- Born: Sandra D. Tooley
- Occupation: Novelist
- Writing career
- Genre: mystery and urban fantasy
- Website: www.sdtooley.com

= S. D. Tooley =

American novelist

Sandra D. Tooley is a mystery and urban fantasy novelist who publishes as S. D. Tooley and Lee Driver. Her books have won a number of awards.

==Biography==
The author was raised in a suburb south of Chicago, Illinois, and she currently resides in Northwest Indiana. She cites Nancy Drew, Stephen King, and James Patterson as her primary influences.

As S.D. Tooley, she writes the Sam Casey Mystery series which is set in a suburb south of Chicago. The series features Samantha Casey, a Detective Sergeant with the ability to speak with the dead. She has also published The Skull, the first installment in the Remy and Roadkill Mystery series for ages 12 to 112, under this name.
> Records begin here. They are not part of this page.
__device__ __forceinline__ uint32_t size_bin(uint32_t cnt, uint32_t bin_shift) { return ((cnt - 1) >> bin_shift) + 1; }
template <class C>
__global__ __launch_bounds__(256) void k_size_hist(const uint32_t *__restrict__ hist, uint32_t nb, uint32_t thr, uint32_t *__restrict__ bin_count,
                                                   uint32_t group_size, uint32_t bin_shift) {
    bin_count += (group_size ? (blockIdx.x * 2048u) / group_size : 0u) * SIZE_BINS;
    __shared__ uint32_t lcnt[SIZE_BINS];
    for (uint32_t t = threadIdx.x; t < SIZE_BINS; t += 256) lcnt[t] = 0;
    __syncthreads();
    const uint32_t base = blockIdx.x * 2048 + threadIdx.x;
#pragma unroll
    for (int j = 0; j < 8; j++) {
        uint32_t g = base + j * 256;
        if (g < nb) { uint32_t cnt = hist[g]; if (cnt > 0 && cnt <= thr) atomicAdd(&lcnt[size_bin(cnt, bin_shift)], 1u); }
    }
    __syncthreads();
    for (uint32_t t = threadIdx.x; t < SIZE_BINS; t += 256) if (lcnt[t]) atomicAdd(&bin_count[t], lcnt[t]);
}
__global__ __launch_bounds__(256) void k_size_scan(const uint32_t *__restrict__ bin_count, uint32_t *__restrict__ bin_start, uint32_t ngroups) {
    __shared__ uint32_t lds[4];
    uint32_t carry = 0;
    for (uint32_t gidx = 0; gidx < ngroups; gidx++) {
        const uint32_t *bc = bin_count + gidx * SIZE_BINS;
        uint32_t *bs = bin_start + gidx * SIZE_BINS;
        uint32_t v[4], s = 0;
#pragma unroll
        for (int j = 0; j < 4; j++) {
            int bin = (int)SIZE_BINS - 1 - (int)(threadIdx.x * 4 + j);
            v[j] = (bin >= 1) ? bc[bin] : 0;
            s += v[j];
        }
        uint32_t tot;
        uint32_t run = carry + block_exclusive_scan_256(s, lds, &tot);
#pragma unroll
        for (int j = 0; j < 4; j++) {
            int bin = (int)SIZE_BINS - 1 - (int)(threadIdx.x * 4 + j);
            if (bin >= 1) bs[bin] = run;
            run += v[j];
        }
        carry += tot;
    }
    if (threadIdx.x == 0) bin_start[0] = carry;
}
template <class C>
__global__ __launch_bounds__(256) void k_size_scatter(const uint32_t *__restrict__ hist, uint32_t nb, uint32_t thr, const uint32_t *__restrict__ bin_start,
                                                      uint32_t *__restrict__ bin_cursor, uint32_t *__restrict__ perm,
                                                      uint32_t *__restrict__ heavy_list, uint32_t *__restrict__ heavy_count,
                                                      typename C::Acc *__restrict__ buckets, uint32_t group_size, uint32_t bin_shift,
                                                      uint32_t split) {
    const uint32_t goff = (group_size ? (blockIdx.x * 2048u) / group_size : 0u) * SIZE_BINS;
    bin_start += goff;
    bin_cursor += goff;
    __shared__ uint32_t lcnt[SIZE_BINS];
    for (uint32_t t = threadIdx.x; t < SIZE_BINS; t += 256) lcnt[t] = 0;
    __syncthreads();
    const uint32_t base = blockIdx.x * 2048 + threadIdx.x;
    uint32_t cnt[8], rank[8];
#pragma unroll
    for (int j = 0; j < 8; j++) {
        uint32_t g = base + j * 256;
        cnt[j] = 0; rank[j] = 0;
        if (g < nb) {
            cnt[j] = hist[g];
            if (cnt[j] == 0) { for (uint32_t h = 0; h < split; h++) buckets[(size_t)g * split + h] = C::inf(); }
            else if (cnt[j] > thr) heavy_list[atomicAdd(heavy_count, 1u)] = g;
            else rank[j] = atomicAdd(&lcnt[size_bin(cnt[j], bin_shift)], 1u);
        }
    }
    __syncthreads();
    for (uint32_t t = threadIdx.x; t < SIZE_BINS; t += 256) {
        uint32_t c = lcnt[t];
        lcnt[t] = c ? atomicAdd(&bin_cursor[t], c) : 0;
    }
    __syncthreads();
#pragma unroll
    for (int j = 0; j < 8; j++) {
        uint32_t g = base + j * 256;
        if (g < nb && cnt[j] > 0 && cnt[j] <= thr) {
            const uint32_t bin = size_bin(cnt[j], bin_shift);
            perm[bin_start[bin] + lcnt[bin] + rank[j]] = g;
        }
    }
}

typedef uint32_t u32x4 __attribute__((ext_vector_type(4)));
template <class B> struct RawBase {
    static_assert(sizeof(B) % 16 == 0, "packed bases are whole 16-byte vectors");
    u32x4 q[sizeof(B) / 16];
};
template <class B>
__device__ __forceinline__ RawBase<B> load_base16(const B *__restrict__ p) {
    const u32x4 *src = reinterpret_cast<const u32x4 *>(p);
    RawBase<B> r;
#pragma unroll
    for (int i = 0; i < (int)(sizeof(B) / 16); i++) r.q[i] = src[i];
    return r;
}
template <class B>
__device__ __forceinline__ B packed_base(RawBase<B> r) {
    B b;
    uint32_t *dst = reinterpret_cast<uint32_t *>(&b);
#pragma unroll
    for (int i = 0; i < (int)(sizeof(B) / 16); i++) {
        asm("" : "+v"(r.q[i]));
        dst[4 * i] = r.q[i].x; dst[4 * i + 1] = r.q[i].y; dst[4 * i + 2] = r.q[i].z; dst[4 * i + 3] = r.q[i].w;
    }
    return b;
}
template <class C> struct RotatedLoads { static constexpr bool value = true; };
template <> struct RotatedLoads<CurveG2> { static constexpr bool value = false; };
template <class C, uint32_t ACC_SPLIT, bool ROTATED = RotatedLoads<C>::value>
__device__ __forceinline__ void accumulate_body(const typename C::Base *__restrict__ bases, const uint32_t *__restrict__ entries,
                                                const uint32_t *__restrict__ offs, const uint32_t *__restrict__ hist,
                                                const uint32_t *__restrict__ perm, const uint32_t *__restrict__ nperm,
                                                typename C::Acc *__restrict__ buckets) {
    uint32_t t = blockIdx.x * blockDim.x + threadIdx.x;
    if (t >= *nperm * ACC_SPLIT) return;
    const uint32_t g = perm[t / ACC_SPLIT], part = t % ACC_SPLIT;
    const uint32_t cnt = hist[g];
    const uint32_t *e = entries + offs[g];
    constexpr bool ENDO = ACC_SPLIT != 1;
    typename C::Acc acc = C::inf();
    if constexpr (!ROTATED) {
        if (part < cnt) {
            uint32_t v = e[part];
            typename C::Base cur = bases[v & 0x3fffffffu];
            static_assert(!C::HEAD || ROTATED, "the affine + affine head is written for the rotated loop only");
            for (uint32_t j = part; j < cnt; j += ACC_SPLIT) {
                uint32_t vn = v;
                typename C::Base nxt = cur;
                if (j + ACC_SPLIT < cnt) { vn = e[j + ACC_SPLIT]; nxt = bases[vn & 0x3fffffffu]; }
                acc = C::template madd<ENDO>(acc, cur, (v >> 31) != 0, ((v >> 30) & 1) != 0);
                v = vn;
                cur = nxt;
            }
        }
    } else if (part < cnt) {
        const uint32_t last = part + (cnt - 1 - part) / ACC_SPLIT * ACC_SPLIT;
        auto word = [&](uint32_t k) { return e[k < last ? k : last]; };
        auto base = [&](uint32_t w) { return load_base16(bases + (w & 0x3fffffffu)); };
        uint32_t j = part;
        uint32_t v = word(j), vn = word(j + ACC_SPLIT);
        RawBase<typename C::Base> cur;
        if constexpr (C::HEAD) {
            const uint32_t v2 = word(j + 2 * ACC_SPLIT), v3 = word(j + 3 * ACC_SPLIT);
            const RawBase<typename C::Base> r0 = base(v), r1 = base(vn), r2 = base(v2);
            const typename C::Base b0 = packed_base(r0), b1 = packed_base(r1);
            cur = r0;
            if (j + ACC_SPLIT < cnt && C::head_ok(b0, b1)) {
                acc = C::template madd_head<ENDO>(b0, (v >> 31) != 0, ((v >> 30) & 1) != 0, b1, (vn >> 31) != 0, ((vn >> 30) & 1) != 0);
                j += 2 * ACC_SPLIT;
                v = v2;
                vn = v3;
                cur = r2;
            }
        } else {
            cur = base(v);
        }
        for (; j < cnt; j += ACC_SPLIT) {
            const uint32_t vnn = word(j + 2 * ACC_SPLIT);
            const RawBase<typename C::Base> nxt = base(vn);
            acc = C::template madd<ENDO>(acc, packed_base(cur), (v >> 31) != 0, ((v >> 30) & 1) != 0);
            v = vn;
            vn = vnn;
            cur = nxt;
        }
    }
    buckets[(size_t)g * ACC_SPLIT + part] = acc;
}
template <class C, uint32_t ACC_SPLIT>
__global__ __launch_bounds__(256) void k_accumulate(const typename C::Base *__restrict__ bases, const uint32_t *__restrict__ entries,
                                                    const uint32_t *__restrict__ offs, const uint32_t *__restrict__ hist,
                                                    const uint32_t *__restrict__ perm, const uint32_t *__restrict__ nperm,
                                                    typename C::Acc *__restrict__ buckets) {
    accumulate_body<C, ACC_SPLIT>(bases, entries, offs, hist, perm, nperm, buckets);
}
__global__ __launch_bounds__(256) __attribute__((amdgpu_waves_per_eu(2, 2))) void k_accumulate_g2_occ2(
    const CurveG2::Base *__restrict__ bases, const uint32_t *__restrict__ entries, const uint32_t *__restrict__ offs,
    const uint32_t *__restrict__ hist, const uint32_t *__restrict__ perm, const uint32_t *__restrict__ nperm, CurveG2::Acc *__restrict__ buckets) {
    accumulate_body<CurveG2, 1u>(bases, entries, offs, hist, perm, nperm, buckets);
}

__global__ __launch_bounds__(256) void k_accumulate_g2_pair(const AffPackedG2 *__restrict__ bases, const uint32_t *__restrict__ entries,
                                                            const uint32_t *__restrict__ offs, const uint32_t *__restrict__ hist,
                                                            const uint32_t *__restrict__ perm, const uint32_t *__restrict__ nperm,
                                                            XYZZ29x2 *__restrict__ buckets) {
    const uint32_t t = blockIdx.x * blockDim.x + threadIdx.x, pr = t >> 1, part = t & 1;
    if (pr >= *nperm) return;
    const uint32_t g = perm[pr];
    const uint32_t cnt = hist[g];
    const uint32_t *e = entries + offs[g];
    struct Half { uint32_t x[8], y[8]; };
    auto fetch = [&](uint32_t v) {
        const AffPackedG2 &b = bases[v & 0x3fffffffu];
        Half h;
#pragma unroll
        for (int i = 0; i < 8; i++) { h.x[i] = b.w[part][i]; h.y[i] = b.w[2 + part][i]; }
        return h;
    };
    XyzzE<F29h> acc = XyzzE<F29h>::inf();
    uint32_t v = e[0];
    Half cur = fetch(v);
    for (uint32_t j = 0; j < cnt; j++) {
        uint32_t vn = v;
        Half nxt = cur;
        if (j + 1 < cnt) { vn = e[j + 1]; nxt = fetch(vn); }
        AffE<F29h> q = {{F29::unpack256(cur.x)}, {F29::unpack256(cur.y)}};
        if (!q.is_inf()) {
            if (v >> 31) q.y = sub_k<1>(F29h::zero(), q.y);
            acc = g2_madd(acc, q);
        }
        v = vn;
        cur = nxt;
    }
    F29 *o = reinterpret_cast<F29 *>(&buckets[g]);
    o[part] = acc.X.v;
    o[2 + part] = acc.Y.v;
    o[4 + part] = acc.ZZ.v;
    o[6 + part] = acc.ZZZ.v;
}

template <class A>
__device__ __forceinline__ A shfl_down_acc(const A &p, unsigned delta) {
    A r;
    constexpr int NW = sizeof(A) / 4;
    const uint32_t *src = reinterpret_cast<const uint32_t *>(&p);
    uint32_t *dst = reinterpret_cast<uint32_t *>(&r);
#pragma unroll
    for (int i = 0; i < NW; i++) dst[i] = __shfl_down(src[i], delta, 64);
    return r;
}

enum TailKernel { TAIL_HEAVY, TAIL_REDUCE1_LANE, TAIL_REDUCE2_LANE };
template <class C, TailKernel K> struct PairedAdd { static constexpr bool value = false; };
template <> struct PairedAdd<CurveG1, TAIL_HEAVY> { static constexpr bool value = true; };
template <> struct PairedAdd<CurveG1, TAIL_REDUCE1_LANE> { static constexpr bool value = true; };

template <class C, bool PAIRED = false>
__device__ __forceinline__ typename C::Acc wave_sum(typename C::Acc v, unsigned lane) {
    for (unsigned d = 32; d >= 1; d >>= 1) {
        typename C::Acc t = shfl_down_acc(v, d);
        if (lane + d < 64) v = C::template add<PAIRED>(v, t);
    }
    return v;
}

As Lee Driver, she writes the Chase Dagger Mystery series which is set in a fictional suburb of Northwest Indiana. The series features a private detective "who seems to inherit the most unusual cases." Dagger's assistant, Sara Morningsky, is a young Native American woman who has the ability to transform into a hawk or wolf. His pet, a scarlet macaw named Einstein, has a photographic memory.

Besides print editions, all of her titles are available in audio book from Books in Motion and as eBook downloads in all formats from Smashwords.com. Four of her titles are also in large print from Ulverscroft.

==Novels==

===Sam Casey Mysteries===
- When the Dead Speak (1999)
- Nothing Else Matters (2000)
- Restless Spirit (2002)
- Echoes from the Grave (2007)
- What Lies Within (2010)

===Remy and Roadkill Mystery===
- The Skull (2006)

===Chase Dagger Mystery===
- The Good Die Twice (1999)
- Full Moon, Bloody Moon (2000)
- The Unseen (2004)
- Chasing Ghosts (2008)

== Awards ==
The Skull, her mystery for middle school audiences, was awarded the Ida Chittum Award for best mystery.
Nothing Else Matters won ForeWord Magazine's Book of the Year Award in 2000.
Restless Spirit won ForeWord Magazine's Book of the Year Award in 2002.